The task:
Say how many lines of the material below contain the word "blockIdx", with no other words.

Records provided:

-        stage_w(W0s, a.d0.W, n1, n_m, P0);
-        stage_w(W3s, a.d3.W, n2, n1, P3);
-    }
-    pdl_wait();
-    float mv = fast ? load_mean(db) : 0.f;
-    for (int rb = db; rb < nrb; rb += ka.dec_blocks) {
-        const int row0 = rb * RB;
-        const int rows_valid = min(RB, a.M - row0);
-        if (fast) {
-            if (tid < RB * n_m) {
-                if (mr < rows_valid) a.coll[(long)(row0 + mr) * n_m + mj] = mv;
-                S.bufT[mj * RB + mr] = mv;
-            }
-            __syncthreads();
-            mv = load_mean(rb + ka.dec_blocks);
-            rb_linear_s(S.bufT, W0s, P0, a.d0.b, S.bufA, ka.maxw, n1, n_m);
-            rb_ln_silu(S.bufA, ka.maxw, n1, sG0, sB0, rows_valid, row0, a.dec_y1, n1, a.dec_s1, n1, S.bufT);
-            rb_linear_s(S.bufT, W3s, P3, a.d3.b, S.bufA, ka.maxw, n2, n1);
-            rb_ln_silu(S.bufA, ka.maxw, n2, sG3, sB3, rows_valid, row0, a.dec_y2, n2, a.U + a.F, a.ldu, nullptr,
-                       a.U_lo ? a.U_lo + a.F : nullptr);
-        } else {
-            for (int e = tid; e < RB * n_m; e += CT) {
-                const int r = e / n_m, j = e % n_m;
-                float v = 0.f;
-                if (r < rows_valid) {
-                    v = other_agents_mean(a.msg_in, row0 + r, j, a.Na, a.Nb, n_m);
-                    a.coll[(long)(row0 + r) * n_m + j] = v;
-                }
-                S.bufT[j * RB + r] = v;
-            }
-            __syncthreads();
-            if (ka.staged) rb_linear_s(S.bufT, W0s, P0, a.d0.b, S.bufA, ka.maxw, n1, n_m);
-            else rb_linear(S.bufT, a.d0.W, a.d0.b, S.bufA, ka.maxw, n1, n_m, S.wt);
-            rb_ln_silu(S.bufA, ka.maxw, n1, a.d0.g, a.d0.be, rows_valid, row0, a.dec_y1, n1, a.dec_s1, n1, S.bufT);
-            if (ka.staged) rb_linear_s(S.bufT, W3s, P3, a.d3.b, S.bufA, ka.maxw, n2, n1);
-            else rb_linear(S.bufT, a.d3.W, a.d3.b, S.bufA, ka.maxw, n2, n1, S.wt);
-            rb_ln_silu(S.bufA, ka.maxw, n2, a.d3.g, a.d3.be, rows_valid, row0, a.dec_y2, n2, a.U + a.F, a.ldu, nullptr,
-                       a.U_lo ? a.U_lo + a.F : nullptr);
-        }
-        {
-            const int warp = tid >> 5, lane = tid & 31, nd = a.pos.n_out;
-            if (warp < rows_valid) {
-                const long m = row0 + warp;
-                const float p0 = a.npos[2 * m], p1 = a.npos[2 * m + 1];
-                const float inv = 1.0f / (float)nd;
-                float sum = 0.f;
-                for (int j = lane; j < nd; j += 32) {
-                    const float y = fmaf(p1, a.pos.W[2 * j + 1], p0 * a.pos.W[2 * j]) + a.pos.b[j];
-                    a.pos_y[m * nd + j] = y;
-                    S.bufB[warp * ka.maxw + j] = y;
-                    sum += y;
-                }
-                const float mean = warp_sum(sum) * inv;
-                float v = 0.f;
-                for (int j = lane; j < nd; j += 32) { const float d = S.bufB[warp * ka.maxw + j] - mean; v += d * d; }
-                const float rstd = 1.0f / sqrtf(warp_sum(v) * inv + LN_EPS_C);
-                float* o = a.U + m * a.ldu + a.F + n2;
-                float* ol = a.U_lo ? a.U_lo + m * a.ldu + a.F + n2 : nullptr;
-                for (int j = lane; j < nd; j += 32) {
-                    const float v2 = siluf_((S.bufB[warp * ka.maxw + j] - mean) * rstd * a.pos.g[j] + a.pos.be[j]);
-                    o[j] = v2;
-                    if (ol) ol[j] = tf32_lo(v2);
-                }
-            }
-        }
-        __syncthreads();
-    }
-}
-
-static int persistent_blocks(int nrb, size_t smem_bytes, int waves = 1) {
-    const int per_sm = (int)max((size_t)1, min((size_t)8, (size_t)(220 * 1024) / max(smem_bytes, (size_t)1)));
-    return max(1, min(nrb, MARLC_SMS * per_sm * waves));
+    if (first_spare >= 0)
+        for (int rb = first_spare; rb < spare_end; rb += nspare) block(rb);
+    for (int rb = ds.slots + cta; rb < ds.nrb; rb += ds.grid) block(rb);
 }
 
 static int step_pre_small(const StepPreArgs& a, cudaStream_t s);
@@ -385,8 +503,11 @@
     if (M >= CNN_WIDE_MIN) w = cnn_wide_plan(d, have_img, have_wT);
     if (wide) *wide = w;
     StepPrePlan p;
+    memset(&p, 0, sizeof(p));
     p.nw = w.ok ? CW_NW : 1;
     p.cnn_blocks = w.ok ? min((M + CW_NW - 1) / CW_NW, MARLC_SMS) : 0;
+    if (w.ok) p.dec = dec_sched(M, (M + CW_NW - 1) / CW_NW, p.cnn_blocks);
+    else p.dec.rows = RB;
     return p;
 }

...

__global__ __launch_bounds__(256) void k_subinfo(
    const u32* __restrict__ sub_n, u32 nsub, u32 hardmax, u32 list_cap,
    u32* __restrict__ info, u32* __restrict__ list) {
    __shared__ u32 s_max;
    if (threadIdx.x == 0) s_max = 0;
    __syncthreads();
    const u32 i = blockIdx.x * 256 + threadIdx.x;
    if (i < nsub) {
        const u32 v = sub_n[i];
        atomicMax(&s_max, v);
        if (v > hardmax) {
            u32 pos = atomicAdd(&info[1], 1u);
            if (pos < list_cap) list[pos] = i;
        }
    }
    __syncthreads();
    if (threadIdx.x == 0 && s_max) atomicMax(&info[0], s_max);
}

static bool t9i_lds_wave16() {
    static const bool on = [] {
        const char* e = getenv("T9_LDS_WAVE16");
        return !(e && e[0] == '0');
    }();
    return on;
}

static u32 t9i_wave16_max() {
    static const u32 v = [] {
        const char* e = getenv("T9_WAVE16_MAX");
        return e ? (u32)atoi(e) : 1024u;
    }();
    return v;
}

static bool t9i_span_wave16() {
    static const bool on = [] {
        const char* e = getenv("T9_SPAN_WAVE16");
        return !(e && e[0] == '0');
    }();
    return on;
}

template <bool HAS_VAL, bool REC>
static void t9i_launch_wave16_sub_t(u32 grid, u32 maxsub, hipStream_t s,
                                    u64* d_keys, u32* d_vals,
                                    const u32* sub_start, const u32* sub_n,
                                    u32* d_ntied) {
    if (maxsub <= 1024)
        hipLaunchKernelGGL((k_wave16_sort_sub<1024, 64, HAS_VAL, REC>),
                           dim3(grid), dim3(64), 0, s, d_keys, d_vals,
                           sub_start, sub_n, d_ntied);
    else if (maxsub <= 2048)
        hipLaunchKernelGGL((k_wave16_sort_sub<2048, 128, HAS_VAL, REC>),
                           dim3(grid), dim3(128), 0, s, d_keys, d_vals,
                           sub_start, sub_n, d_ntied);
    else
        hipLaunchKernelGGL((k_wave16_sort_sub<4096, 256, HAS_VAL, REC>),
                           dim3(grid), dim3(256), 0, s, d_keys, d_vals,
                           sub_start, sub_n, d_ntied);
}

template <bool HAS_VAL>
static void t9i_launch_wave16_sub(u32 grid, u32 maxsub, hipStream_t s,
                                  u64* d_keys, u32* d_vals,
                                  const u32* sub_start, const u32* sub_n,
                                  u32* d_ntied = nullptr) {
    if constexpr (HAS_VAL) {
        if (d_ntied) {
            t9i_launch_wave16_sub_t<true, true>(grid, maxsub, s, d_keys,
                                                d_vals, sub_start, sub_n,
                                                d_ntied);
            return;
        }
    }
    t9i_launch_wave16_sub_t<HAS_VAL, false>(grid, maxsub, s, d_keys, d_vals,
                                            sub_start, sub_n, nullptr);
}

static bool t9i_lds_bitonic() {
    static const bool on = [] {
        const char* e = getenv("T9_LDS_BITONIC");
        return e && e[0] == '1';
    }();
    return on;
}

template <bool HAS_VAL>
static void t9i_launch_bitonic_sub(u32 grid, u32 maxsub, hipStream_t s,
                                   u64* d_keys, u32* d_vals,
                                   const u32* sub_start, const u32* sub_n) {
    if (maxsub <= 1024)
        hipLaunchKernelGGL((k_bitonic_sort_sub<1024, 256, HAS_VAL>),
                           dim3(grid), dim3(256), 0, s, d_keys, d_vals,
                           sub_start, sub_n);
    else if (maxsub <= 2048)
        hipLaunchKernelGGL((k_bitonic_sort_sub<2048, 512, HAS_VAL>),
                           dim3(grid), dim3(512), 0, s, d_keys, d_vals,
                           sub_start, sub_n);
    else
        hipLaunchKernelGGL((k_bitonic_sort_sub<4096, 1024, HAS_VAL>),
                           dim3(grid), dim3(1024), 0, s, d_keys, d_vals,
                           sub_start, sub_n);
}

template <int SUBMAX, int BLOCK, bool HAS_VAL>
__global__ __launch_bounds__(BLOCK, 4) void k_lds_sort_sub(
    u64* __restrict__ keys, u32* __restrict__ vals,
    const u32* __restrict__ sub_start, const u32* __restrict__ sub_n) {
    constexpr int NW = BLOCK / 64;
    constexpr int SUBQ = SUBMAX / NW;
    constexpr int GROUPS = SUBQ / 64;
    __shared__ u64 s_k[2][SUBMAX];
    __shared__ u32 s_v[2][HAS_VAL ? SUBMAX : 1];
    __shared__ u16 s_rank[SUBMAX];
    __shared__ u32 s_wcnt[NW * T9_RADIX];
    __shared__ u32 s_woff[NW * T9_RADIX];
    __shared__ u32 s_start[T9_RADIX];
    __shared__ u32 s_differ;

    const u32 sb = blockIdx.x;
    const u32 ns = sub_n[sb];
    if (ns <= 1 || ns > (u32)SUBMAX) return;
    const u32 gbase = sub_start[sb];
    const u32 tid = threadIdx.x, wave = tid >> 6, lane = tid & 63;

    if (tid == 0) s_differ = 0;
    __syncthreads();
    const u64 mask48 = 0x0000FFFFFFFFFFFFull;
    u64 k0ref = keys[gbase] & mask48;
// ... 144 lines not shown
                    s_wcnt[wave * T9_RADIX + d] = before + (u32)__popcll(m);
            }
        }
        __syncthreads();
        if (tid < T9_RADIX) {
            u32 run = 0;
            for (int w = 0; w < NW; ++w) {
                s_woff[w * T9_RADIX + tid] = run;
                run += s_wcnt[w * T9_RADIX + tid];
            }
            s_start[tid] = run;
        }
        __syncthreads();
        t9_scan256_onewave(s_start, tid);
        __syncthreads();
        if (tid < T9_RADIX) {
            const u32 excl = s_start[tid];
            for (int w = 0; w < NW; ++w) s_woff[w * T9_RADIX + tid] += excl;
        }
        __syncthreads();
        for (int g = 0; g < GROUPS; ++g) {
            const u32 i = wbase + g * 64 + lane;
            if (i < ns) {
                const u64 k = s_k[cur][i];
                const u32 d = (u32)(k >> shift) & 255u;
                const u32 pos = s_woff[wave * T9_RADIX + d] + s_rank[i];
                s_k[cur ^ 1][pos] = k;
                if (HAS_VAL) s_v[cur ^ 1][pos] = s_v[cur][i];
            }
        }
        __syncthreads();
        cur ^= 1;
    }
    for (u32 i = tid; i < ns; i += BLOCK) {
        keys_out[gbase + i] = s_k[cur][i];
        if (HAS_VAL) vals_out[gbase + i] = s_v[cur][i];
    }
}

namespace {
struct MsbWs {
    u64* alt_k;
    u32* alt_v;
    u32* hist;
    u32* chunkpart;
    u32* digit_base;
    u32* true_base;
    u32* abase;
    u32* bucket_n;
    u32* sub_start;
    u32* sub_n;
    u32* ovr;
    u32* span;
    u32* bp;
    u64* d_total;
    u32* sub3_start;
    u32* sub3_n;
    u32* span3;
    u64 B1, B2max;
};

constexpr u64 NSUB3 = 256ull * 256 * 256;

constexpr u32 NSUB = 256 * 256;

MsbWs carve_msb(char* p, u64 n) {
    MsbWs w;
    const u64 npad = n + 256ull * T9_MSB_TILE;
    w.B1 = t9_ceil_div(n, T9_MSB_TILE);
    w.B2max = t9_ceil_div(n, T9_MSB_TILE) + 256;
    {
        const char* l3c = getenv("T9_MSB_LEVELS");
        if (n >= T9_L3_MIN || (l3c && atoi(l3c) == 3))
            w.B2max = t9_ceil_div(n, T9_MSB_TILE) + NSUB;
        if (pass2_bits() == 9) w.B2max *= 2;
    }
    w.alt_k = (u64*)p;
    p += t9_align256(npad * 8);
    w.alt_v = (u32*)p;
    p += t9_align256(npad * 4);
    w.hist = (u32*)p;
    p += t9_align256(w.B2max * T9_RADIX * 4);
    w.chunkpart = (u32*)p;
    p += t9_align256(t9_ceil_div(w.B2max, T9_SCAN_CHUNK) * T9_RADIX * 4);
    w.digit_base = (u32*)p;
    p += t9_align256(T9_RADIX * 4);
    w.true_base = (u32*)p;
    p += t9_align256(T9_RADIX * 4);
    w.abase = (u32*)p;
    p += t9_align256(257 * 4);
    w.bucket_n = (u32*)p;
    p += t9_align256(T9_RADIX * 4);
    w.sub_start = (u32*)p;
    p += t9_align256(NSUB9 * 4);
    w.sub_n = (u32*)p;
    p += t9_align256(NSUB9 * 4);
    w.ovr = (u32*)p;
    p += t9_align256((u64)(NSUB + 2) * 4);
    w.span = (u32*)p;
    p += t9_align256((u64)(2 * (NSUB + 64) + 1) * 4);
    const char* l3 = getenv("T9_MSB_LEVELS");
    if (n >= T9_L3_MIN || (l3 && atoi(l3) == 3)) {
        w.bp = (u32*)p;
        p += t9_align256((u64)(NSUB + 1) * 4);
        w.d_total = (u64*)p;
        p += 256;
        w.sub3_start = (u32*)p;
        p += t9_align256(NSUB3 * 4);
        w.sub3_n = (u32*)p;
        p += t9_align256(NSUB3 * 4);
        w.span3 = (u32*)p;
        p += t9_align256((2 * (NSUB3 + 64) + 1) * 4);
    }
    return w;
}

Result:
2